**Instructions to follow:** Whenever a line in the data below includes the string "normalize", copy it out.

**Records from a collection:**
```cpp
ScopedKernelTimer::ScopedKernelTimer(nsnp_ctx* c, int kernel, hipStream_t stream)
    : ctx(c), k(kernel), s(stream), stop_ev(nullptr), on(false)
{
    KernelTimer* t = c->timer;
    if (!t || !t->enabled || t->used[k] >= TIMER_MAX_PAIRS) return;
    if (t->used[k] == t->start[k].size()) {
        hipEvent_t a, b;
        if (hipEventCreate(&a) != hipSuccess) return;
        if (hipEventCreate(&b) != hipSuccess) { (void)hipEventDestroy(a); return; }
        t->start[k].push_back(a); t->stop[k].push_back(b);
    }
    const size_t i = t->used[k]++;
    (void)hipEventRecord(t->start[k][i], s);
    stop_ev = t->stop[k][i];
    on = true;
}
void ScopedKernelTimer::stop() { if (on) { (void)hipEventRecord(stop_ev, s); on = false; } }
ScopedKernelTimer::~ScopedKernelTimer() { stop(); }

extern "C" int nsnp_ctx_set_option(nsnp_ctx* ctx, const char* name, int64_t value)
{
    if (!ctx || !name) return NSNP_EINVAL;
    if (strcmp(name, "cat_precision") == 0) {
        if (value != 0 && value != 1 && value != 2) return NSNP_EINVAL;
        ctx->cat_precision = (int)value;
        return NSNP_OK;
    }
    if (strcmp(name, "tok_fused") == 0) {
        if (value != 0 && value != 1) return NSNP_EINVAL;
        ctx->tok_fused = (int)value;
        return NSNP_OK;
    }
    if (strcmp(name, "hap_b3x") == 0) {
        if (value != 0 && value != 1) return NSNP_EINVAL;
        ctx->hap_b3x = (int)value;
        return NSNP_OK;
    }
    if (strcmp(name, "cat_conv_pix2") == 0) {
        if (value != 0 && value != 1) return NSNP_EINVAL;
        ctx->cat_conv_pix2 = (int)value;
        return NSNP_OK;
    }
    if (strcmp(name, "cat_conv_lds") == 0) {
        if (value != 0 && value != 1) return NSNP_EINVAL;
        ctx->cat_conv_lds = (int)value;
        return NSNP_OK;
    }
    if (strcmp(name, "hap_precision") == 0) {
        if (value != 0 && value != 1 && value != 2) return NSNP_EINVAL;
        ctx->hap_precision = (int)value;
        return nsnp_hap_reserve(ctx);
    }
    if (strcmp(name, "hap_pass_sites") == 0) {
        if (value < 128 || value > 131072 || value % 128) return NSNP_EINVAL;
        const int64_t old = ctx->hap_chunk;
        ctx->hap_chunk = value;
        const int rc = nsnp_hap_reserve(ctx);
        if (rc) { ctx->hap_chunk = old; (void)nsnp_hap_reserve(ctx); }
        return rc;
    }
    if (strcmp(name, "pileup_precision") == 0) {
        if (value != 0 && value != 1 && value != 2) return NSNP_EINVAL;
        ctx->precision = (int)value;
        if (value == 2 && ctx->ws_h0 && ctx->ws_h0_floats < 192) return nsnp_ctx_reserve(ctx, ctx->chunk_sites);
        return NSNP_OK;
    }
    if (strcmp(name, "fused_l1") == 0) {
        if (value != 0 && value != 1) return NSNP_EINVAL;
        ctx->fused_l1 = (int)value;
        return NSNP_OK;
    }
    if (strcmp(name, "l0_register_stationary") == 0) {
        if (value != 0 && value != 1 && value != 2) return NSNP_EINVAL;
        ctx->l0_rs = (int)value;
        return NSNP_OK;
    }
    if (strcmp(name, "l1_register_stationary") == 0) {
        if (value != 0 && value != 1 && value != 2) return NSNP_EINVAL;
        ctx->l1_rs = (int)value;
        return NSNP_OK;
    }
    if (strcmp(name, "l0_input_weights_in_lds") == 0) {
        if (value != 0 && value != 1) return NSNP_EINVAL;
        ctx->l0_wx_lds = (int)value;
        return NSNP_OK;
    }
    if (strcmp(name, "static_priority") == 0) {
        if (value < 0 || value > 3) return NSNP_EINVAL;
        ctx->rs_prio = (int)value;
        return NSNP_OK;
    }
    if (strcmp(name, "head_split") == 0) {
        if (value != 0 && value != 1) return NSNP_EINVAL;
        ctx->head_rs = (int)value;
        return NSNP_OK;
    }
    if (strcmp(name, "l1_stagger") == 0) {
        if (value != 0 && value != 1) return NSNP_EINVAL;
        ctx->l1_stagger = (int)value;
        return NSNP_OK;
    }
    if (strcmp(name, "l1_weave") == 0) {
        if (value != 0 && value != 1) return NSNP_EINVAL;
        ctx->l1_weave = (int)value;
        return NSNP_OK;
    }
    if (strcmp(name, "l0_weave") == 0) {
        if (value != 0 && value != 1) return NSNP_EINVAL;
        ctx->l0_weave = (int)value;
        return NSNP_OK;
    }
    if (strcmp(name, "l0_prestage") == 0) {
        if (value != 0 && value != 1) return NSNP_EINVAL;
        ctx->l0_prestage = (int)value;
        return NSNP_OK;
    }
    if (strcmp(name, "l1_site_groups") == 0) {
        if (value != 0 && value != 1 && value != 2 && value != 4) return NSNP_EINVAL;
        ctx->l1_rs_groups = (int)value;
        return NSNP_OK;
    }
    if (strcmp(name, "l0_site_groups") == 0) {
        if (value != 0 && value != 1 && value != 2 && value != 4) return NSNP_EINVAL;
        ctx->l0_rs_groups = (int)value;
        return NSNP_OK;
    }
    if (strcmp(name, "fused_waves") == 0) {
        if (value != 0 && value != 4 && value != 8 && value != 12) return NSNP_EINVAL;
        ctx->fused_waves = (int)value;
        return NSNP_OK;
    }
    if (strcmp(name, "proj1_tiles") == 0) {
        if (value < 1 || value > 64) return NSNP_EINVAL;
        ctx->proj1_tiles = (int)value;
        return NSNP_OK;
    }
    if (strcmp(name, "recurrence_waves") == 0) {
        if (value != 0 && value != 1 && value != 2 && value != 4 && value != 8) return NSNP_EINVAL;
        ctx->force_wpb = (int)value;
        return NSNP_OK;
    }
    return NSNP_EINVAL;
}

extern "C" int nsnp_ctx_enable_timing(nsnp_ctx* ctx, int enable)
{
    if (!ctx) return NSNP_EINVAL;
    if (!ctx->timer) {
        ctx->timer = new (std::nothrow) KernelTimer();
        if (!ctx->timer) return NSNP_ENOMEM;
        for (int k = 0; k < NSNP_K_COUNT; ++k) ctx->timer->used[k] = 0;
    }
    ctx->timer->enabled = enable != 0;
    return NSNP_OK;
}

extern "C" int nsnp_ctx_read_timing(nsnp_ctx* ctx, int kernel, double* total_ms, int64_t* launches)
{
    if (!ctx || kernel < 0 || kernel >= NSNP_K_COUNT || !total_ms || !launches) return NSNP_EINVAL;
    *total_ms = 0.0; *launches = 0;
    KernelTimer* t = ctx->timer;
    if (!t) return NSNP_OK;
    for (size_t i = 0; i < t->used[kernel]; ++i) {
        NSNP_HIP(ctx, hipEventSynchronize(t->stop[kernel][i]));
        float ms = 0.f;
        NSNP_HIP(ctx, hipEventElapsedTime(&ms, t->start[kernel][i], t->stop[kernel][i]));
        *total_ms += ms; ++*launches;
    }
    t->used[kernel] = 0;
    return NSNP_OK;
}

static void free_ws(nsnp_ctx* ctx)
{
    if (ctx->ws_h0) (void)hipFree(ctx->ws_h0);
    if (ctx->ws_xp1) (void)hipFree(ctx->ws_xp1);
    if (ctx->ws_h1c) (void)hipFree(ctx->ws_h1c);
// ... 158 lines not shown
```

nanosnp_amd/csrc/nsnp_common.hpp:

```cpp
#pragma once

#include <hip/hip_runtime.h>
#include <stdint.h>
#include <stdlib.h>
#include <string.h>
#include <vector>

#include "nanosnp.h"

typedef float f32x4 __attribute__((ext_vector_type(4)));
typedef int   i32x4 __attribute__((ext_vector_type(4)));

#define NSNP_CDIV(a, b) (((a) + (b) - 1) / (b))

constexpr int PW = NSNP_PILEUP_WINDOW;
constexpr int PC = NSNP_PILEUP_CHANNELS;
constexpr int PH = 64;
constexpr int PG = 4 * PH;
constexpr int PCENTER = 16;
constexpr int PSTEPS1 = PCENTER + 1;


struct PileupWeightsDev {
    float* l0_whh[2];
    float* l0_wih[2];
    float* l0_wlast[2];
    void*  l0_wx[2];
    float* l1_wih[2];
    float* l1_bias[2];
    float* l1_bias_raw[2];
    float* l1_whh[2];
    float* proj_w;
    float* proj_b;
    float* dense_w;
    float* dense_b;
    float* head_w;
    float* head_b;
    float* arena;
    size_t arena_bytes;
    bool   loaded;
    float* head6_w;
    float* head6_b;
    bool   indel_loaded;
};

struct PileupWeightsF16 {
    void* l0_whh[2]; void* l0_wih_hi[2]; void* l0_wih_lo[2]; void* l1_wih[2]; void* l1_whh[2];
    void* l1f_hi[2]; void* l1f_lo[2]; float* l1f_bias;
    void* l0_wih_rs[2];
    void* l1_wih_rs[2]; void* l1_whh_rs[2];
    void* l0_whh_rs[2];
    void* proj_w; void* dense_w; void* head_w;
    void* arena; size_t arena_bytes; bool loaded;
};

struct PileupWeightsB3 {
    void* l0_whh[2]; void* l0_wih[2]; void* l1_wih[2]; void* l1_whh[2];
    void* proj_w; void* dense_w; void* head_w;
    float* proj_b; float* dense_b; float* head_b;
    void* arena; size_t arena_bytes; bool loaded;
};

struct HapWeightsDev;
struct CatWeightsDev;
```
==
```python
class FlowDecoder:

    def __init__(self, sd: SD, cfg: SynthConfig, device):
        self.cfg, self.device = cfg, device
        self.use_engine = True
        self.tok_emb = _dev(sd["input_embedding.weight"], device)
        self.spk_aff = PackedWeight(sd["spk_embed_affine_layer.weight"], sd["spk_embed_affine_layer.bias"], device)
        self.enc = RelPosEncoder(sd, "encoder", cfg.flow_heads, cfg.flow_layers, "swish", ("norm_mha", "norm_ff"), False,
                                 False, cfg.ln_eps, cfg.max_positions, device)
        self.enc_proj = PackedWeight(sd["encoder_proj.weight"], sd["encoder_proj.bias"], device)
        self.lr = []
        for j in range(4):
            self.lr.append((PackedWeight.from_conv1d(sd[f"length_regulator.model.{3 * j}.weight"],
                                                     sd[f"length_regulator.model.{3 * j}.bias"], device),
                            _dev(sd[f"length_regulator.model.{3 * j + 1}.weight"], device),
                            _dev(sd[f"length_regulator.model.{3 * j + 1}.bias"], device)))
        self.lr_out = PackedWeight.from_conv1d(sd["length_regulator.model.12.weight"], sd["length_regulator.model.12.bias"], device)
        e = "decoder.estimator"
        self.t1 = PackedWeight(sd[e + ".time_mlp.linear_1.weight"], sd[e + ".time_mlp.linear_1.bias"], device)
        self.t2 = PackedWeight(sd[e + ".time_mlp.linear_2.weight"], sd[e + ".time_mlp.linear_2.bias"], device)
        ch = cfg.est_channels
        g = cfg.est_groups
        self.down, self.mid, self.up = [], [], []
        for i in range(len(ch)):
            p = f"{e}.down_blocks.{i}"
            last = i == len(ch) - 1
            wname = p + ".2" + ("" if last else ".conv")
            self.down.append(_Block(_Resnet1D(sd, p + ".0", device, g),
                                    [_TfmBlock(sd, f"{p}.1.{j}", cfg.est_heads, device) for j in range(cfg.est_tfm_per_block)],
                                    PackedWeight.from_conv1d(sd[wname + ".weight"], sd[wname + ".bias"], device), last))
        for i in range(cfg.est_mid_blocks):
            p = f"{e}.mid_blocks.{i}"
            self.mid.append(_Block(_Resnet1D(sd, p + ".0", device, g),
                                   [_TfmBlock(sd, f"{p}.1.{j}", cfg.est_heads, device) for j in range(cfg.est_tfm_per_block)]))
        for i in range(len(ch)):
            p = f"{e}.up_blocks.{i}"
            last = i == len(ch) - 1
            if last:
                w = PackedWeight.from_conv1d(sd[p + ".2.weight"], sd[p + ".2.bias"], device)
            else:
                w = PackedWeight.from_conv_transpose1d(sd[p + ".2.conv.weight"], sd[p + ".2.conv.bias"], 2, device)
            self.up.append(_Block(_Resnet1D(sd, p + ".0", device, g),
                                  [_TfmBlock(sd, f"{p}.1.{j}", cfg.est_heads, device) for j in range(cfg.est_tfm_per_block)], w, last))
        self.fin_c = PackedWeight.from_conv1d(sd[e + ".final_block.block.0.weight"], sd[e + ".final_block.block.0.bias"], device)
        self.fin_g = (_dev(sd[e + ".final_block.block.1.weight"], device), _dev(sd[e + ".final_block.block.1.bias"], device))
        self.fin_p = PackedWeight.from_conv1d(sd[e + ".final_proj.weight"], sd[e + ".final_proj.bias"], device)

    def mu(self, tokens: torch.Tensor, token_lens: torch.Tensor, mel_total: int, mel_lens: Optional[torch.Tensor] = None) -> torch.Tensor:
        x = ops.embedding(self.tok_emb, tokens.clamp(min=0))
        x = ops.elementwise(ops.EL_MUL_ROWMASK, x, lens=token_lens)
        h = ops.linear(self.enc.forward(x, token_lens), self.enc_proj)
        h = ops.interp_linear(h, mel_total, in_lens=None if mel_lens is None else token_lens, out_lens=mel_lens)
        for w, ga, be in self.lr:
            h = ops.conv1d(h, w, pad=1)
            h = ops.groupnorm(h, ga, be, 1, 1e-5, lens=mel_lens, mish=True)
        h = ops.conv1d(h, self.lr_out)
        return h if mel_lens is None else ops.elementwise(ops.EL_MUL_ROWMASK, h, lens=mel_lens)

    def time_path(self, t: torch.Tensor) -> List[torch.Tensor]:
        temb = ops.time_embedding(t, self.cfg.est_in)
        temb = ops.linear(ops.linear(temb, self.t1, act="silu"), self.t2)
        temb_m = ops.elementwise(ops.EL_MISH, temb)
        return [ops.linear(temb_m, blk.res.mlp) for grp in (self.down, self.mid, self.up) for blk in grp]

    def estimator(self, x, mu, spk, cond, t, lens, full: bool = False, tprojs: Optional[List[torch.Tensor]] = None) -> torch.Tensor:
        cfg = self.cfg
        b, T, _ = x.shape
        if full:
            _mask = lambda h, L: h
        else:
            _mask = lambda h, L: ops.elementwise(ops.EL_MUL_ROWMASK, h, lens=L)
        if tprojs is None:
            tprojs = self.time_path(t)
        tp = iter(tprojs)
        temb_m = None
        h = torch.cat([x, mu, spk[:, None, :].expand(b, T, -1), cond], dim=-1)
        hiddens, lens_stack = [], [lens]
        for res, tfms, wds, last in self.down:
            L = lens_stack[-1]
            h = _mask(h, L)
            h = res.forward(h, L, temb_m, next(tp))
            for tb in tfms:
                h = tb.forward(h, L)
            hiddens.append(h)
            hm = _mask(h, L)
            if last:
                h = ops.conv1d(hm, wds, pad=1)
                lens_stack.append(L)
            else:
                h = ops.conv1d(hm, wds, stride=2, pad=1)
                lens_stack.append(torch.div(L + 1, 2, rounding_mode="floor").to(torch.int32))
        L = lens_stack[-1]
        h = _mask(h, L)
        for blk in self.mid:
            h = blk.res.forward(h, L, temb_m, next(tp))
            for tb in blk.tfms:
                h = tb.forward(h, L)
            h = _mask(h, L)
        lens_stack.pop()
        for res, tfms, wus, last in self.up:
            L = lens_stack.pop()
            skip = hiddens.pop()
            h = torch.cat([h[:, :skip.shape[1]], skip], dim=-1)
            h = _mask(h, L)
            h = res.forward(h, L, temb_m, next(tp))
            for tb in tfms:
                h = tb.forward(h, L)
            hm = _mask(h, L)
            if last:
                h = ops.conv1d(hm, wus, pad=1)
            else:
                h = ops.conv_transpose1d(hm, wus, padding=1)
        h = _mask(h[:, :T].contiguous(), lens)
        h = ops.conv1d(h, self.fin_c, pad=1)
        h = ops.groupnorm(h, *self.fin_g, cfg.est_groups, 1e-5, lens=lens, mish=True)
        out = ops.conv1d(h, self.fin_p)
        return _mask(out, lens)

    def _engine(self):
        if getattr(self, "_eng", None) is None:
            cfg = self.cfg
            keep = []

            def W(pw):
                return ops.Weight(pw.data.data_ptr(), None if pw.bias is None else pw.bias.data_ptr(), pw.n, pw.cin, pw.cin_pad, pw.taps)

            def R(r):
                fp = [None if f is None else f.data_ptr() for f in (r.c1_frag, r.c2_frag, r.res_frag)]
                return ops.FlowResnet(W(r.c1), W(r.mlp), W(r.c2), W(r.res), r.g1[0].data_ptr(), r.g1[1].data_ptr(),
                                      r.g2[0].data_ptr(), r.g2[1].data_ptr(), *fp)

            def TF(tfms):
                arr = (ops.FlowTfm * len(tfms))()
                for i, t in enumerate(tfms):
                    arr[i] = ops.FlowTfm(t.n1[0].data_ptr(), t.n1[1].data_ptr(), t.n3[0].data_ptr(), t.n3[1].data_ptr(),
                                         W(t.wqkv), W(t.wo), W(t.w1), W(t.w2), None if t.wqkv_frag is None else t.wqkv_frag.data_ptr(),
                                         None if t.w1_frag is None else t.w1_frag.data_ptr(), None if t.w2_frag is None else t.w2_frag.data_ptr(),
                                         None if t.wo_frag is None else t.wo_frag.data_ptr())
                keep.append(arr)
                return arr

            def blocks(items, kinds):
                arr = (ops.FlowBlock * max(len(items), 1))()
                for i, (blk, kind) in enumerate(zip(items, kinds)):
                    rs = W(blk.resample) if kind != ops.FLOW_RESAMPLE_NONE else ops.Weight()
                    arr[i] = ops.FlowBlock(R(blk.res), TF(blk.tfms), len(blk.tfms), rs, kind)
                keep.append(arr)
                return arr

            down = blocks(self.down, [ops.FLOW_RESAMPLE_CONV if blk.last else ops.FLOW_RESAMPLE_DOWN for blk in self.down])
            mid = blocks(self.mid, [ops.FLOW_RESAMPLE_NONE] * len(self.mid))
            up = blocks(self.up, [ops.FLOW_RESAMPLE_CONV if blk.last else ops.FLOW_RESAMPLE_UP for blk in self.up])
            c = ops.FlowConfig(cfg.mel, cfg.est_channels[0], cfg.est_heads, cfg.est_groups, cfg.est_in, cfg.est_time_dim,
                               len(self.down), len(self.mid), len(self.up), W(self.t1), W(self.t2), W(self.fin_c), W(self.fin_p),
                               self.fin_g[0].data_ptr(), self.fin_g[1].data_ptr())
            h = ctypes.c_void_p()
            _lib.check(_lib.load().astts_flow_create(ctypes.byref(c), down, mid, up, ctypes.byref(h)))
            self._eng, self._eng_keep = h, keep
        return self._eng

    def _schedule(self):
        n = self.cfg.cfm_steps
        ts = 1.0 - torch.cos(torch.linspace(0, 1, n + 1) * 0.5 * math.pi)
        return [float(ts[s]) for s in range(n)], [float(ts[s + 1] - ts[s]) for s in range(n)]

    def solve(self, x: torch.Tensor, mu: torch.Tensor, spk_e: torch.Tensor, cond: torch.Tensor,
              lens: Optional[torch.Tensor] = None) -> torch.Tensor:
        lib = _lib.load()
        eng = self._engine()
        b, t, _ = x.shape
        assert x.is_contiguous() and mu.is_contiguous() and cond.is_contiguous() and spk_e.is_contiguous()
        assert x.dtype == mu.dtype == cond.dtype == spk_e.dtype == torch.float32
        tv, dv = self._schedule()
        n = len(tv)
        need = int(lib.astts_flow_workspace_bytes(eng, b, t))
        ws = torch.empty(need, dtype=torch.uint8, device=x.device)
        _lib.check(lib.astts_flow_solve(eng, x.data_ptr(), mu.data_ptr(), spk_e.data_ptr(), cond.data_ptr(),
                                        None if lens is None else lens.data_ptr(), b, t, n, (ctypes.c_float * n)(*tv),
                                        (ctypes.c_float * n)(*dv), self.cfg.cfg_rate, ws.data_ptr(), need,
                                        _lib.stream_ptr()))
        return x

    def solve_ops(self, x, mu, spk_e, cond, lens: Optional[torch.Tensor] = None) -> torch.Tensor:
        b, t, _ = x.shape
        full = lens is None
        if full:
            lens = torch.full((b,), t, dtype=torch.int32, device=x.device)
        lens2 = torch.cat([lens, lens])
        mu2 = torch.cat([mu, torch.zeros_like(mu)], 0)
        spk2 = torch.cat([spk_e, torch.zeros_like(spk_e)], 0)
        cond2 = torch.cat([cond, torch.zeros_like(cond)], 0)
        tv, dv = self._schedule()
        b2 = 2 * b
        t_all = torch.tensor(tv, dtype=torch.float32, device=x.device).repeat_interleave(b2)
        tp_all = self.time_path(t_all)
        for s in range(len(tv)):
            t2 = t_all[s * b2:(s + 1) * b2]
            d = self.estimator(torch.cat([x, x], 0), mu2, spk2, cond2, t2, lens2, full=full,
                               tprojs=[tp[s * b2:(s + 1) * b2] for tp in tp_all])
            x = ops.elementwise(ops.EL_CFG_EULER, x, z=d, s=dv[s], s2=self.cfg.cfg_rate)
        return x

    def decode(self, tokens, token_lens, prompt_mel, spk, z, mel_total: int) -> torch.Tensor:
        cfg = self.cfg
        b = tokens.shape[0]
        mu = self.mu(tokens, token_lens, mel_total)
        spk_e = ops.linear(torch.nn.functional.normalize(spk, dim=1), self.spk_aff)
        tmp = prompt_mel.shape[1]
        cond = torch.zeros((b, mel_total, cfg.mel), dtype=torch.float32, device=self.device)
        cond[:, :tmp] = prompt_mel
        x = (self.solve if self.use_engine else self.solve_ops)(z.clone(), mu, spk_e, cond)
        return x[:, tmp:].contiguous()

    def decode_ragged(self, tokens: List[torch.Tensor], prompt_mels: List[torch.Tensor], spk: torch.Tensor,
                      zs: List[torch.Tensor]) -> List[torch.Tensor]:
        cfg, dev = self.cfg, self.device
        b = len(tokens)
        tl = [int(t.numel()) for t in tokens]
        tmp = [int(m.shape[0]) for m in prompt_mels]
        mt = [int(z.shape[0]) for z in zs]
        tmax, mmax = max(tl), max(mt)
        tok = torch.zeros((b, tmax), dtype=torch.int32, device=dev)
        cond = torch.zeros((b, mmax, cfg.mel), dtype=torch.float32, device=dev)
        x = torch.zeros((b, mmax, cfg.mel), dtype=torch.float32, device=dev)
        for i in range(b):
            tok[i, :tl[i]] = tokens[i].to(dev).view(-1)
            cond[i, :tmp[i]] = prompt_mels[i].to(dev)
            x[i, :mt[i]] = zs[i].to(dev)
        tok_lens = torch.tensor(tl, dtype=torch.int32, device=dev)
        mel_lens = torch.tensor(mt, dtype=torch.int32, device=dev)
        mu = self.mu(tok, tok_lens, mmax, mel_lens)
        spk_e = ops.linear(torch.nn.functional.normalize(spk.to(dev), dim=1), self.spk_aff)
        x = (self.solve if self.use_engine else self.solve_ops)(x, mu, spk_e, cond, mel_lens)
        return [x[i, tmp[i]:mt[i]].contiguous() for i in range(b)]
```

**Output below:**
        spk_e = ops.linear(torch.nn.functional.normalize(spk, dim=1), self.spk_aff)
        spk_e = ops.linear(torch.nn.functional.normalize(spk.to(dev), dim=1), self.spk_aff)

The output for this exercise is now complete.